A minha escrita, a minha fotografia, o meu mundo

MACHADO, JA

A minha escrita, a minha fotografia, o meu mundo

Os horrores da epidemia

João-Afonso Machado, 11.03.20

CAVALO DE LAVOURA.JPG

As pessoas de bem, nadas entre os verdes prados e as ribeiras minhotas, fugiriam jamais motorizadamente de qualquer ameaça de epidemia desvastante. Não, o respeito e a saudade da terra-mãe, deixada para trás, reclamam o equídeo, a besta de carga. Essa noite, as lágrimas foram muito mais do que as palavras e, logo ao alvorecer, vim com o cavalo de tiro já sobejamente forrado de ração.

Restava atrelá-lo, carregar o carroção com o mínimo necessário e pôr-lhe a lona da cobertura. E despedirmos-nos do gato, azuladamente a garantir-nos com o olhar, não arredaria pé. Os cães viriam, claro, e sempre nos valeriam em vigílias nocturnas.

Não possuo revólver, uso mesmo suspensórios e um chapéu de palha, e não cesso de rilhar um talo de anis de que faço provisão à noutinha, no quintal do vizinho. Mas trouxe as espingardas, mesmo à mão de semear ficou a minha velhinha pombeira, os percutores como duas orelhas de coelheiro. Felizmente a munição abundava e a cal. 32 entreguei-a à minha Betty - Toma, guarda o último cartucho para ti... - Oh tanso!, mas nós estamos a fugir da maleita, não dos índios. Para que queres o último cartucho?

Não deixava de ter alguma razão, a minha Betty. No entanto, uma debandada desta envergadura sem uns fuzis connosco, seria de todo desprovida de sal. Tal como partir sem um livrito, sequer, do Eça ou do Augusto Cury, sem o fogareiro e uma caixa de fósforos.

E mais: ia eu no primeiro - Eia! - a estalar o chicote, quando a minha Betty se alevantou do banco do carroção a querer saber - Mas, afinal, para onde vamos nós?

Só então ponderámos o nosso destino. Já na rua, espreitando em redor, cercados de casario e casario, sem um nico de tranquilidade no horizonte. Fugíssemos nós dos índios, sempre nos acolheriam em algum fortim da GNR ou dos bombeiros. Mas de um vírus... Não há fechadura por onde ele não entre nem perdigoto que não cavalgue.
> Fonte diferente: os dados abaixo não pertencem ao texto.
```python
def conv2d_fwd(d: ConvDesc) -> None:
    if TUNER is not None:
        TUNER.launch(d)
        return
    if TIMER is not None:
        if not hasattr(d, "_tname"):
            tid, bm, bn, bk, st = conv2d_tile(d)
            if tid in (24, 25):
                d._tname = "conv_flat_kernel<%s,2,%d>" % ("2,3,2,1" if tid == 24 else "4,3,1,2", st)
            elif tid == 21:
                d._tname = "conv1x1_stream_kernel<%d>" % (bn // 16)
            elif tid == 20:
                d._tname = "conv_stream_kernel<8,3,4>"
            elif tid >= 16:
                d._tname = "conv_halo_kernel<%d,3,%d>" % (4 if tid == 17 else 8, 2 if tid == 18 else 1 if tid == 19 else 4)
            else:
                d._tname = "conv_igemm_kernel<%d,%d,%d,%d,%d,%d,%d,%d,%d>" % ((bm, bn) + _WAVES.get(tid, (0, 0)) +
                                                                               (bk, st, d.ksize, 2 if 13 <= tid <= 15 else 1,
                                                                                1 if d.flags & CONV_BN_BWD_FUSED else 0))
        TIMER.run(d._tname, conv_flops(d), lambda: _check(load().disyolo_conv2d_fwd(C.byref(d), _stream()),
                                                           "conv2d_fwd"), conv_bytes(d))
        return
    _check(load().disyolo_conv2d_fwd(C.byref(d), _stream()), "conv2d_fwd")


def conv2d_fp8_fwd(d: ConvDesc, w8, escale, eshift, y8, out_scale: float, y16=None, residual8=None,
# ... 594 lines not shown
```

dis-yolo_amd/net.py:

```python
from __future__ import annotations

from typing import Dict, List, Optional, Sequence, Tuple

import math
import json
import contextlib
import os
import sys
import numpy as np
import torch

from . import config as cfg
from . import lib as L

BF16 = torch.bfloat16
F32 = torch.float32

WGRAD_GROUP = 3
OPT_CHUNK_ELEMS = 8_000_000
PIPE_LANE = 2


class Layer:
    __slots__ = ("idx", "cin", "cout", "k", "stride", "kind", "src", "src_up", "shortcut", "lock", "H", "W", "Ho",
                 "Wo", "w", "bias", "gamma", "beta", "mm", "mv", "scale", "shift", "mean", "rstd", "wp", "wdg", "raw",
                 "act", "stats", "stats_rows", "desc", "grad", "grad_set", "need_grad", "dw", "dbias", "dgamma",
                 "dbeta", "dx", "pad_t", "pad_l", "dgrad_descs", "wgrad_desc", "cout_pad",
                 "act8", "w8", "s_w", "s_out", "escale", "desc8", "dual16", "bn_sums", "bwd_local", "bwd_global", "bwd_part", "bwd_part_rows", "wq",
                 "csync", "fused_fwd", "csync_bwd", "fused_bwd")

    def __init__(self, idx, cin, cout, k, stride, kind, src, src_up=None, shortcut=None):
        self.idx, self.cin, self.cout, self.k, self.stride, self.kind = idx, cin, cout, k, stride, kind
        self.src, self.src_up, self.shortcut = src, src_up, shortcut
        for s in self.__slots__[9:]:
            setattr(self, s, None)


MASK_STRIDES = (4, 2, 1)


def build_topology(num_class: int, k_map: int, mask_stride: int = 2) -> List[Layer]:
    if mask_stride not in MASK_STRIDES:
        raise ValueError("mask_stride must be one of %s (got %r)" % (", ".join(map(str, MASK_STRIDES)), mask_stride))
    out_depth = (num_class + 5) * 3
# ... 127 lines not shown
        self.sync_bn = False
        self._rec = None
        self._prog = None
        self._prog_marks = []
        self._graph = None
        self.opt_chunks = None
        self._overlap = False
        self._overlap_rec = False
        self._tail_open = False
        self._progs = None
        self.fuse_first_two = True
        self.fuse_blocks = True
        self.use_side_lane = os.environ.get("DISYOLO_SIDE_LANE", "1") != "0"
        self.bn_inkernel = os.environ.get("DISYOLO_BN_INKERNEL", "1") != "0"
        self.bn_inkernel_bwd = os.environ.get("DISYOLO_BN_INKERNEL_BWD", "0") == "1"
        self.bn_fuse_check = None
        self.tail_on_main = 0
        self.pair = bool(backbone_pair)
        self._half = 0
        self._pair_P = 0
        self._init_params(seed, xavier_locked)
        if self.pair:
            if not self.training or self.dtype != "bf16" or self.plan_only:
                raise L.DisyoloError("backbone_pair needs a bf16 training net")
            self._pair_P = self._backbone_prefix()
            if self._pair_P < 2:
                raise L.DisyoloError("backbone_pair needs a locked layer prefix (stage 1)")
        if not self.plan_only:
            self._plan(self.batchsize, self.image_size)
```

Mais prudente seria, na realidade, atulhar a despensa, pôr as trancas à porta e as espingardas junto do intercomunicador...

Atravessou-me então a terrível punhalada - E os cães, santo Deus?, como lidar com as necessidades dos cães neste Minho já só verde das alcatifas e dos vasos da varandinha, já só aquoso nas bicas da cozinha e da casa-de-banho?!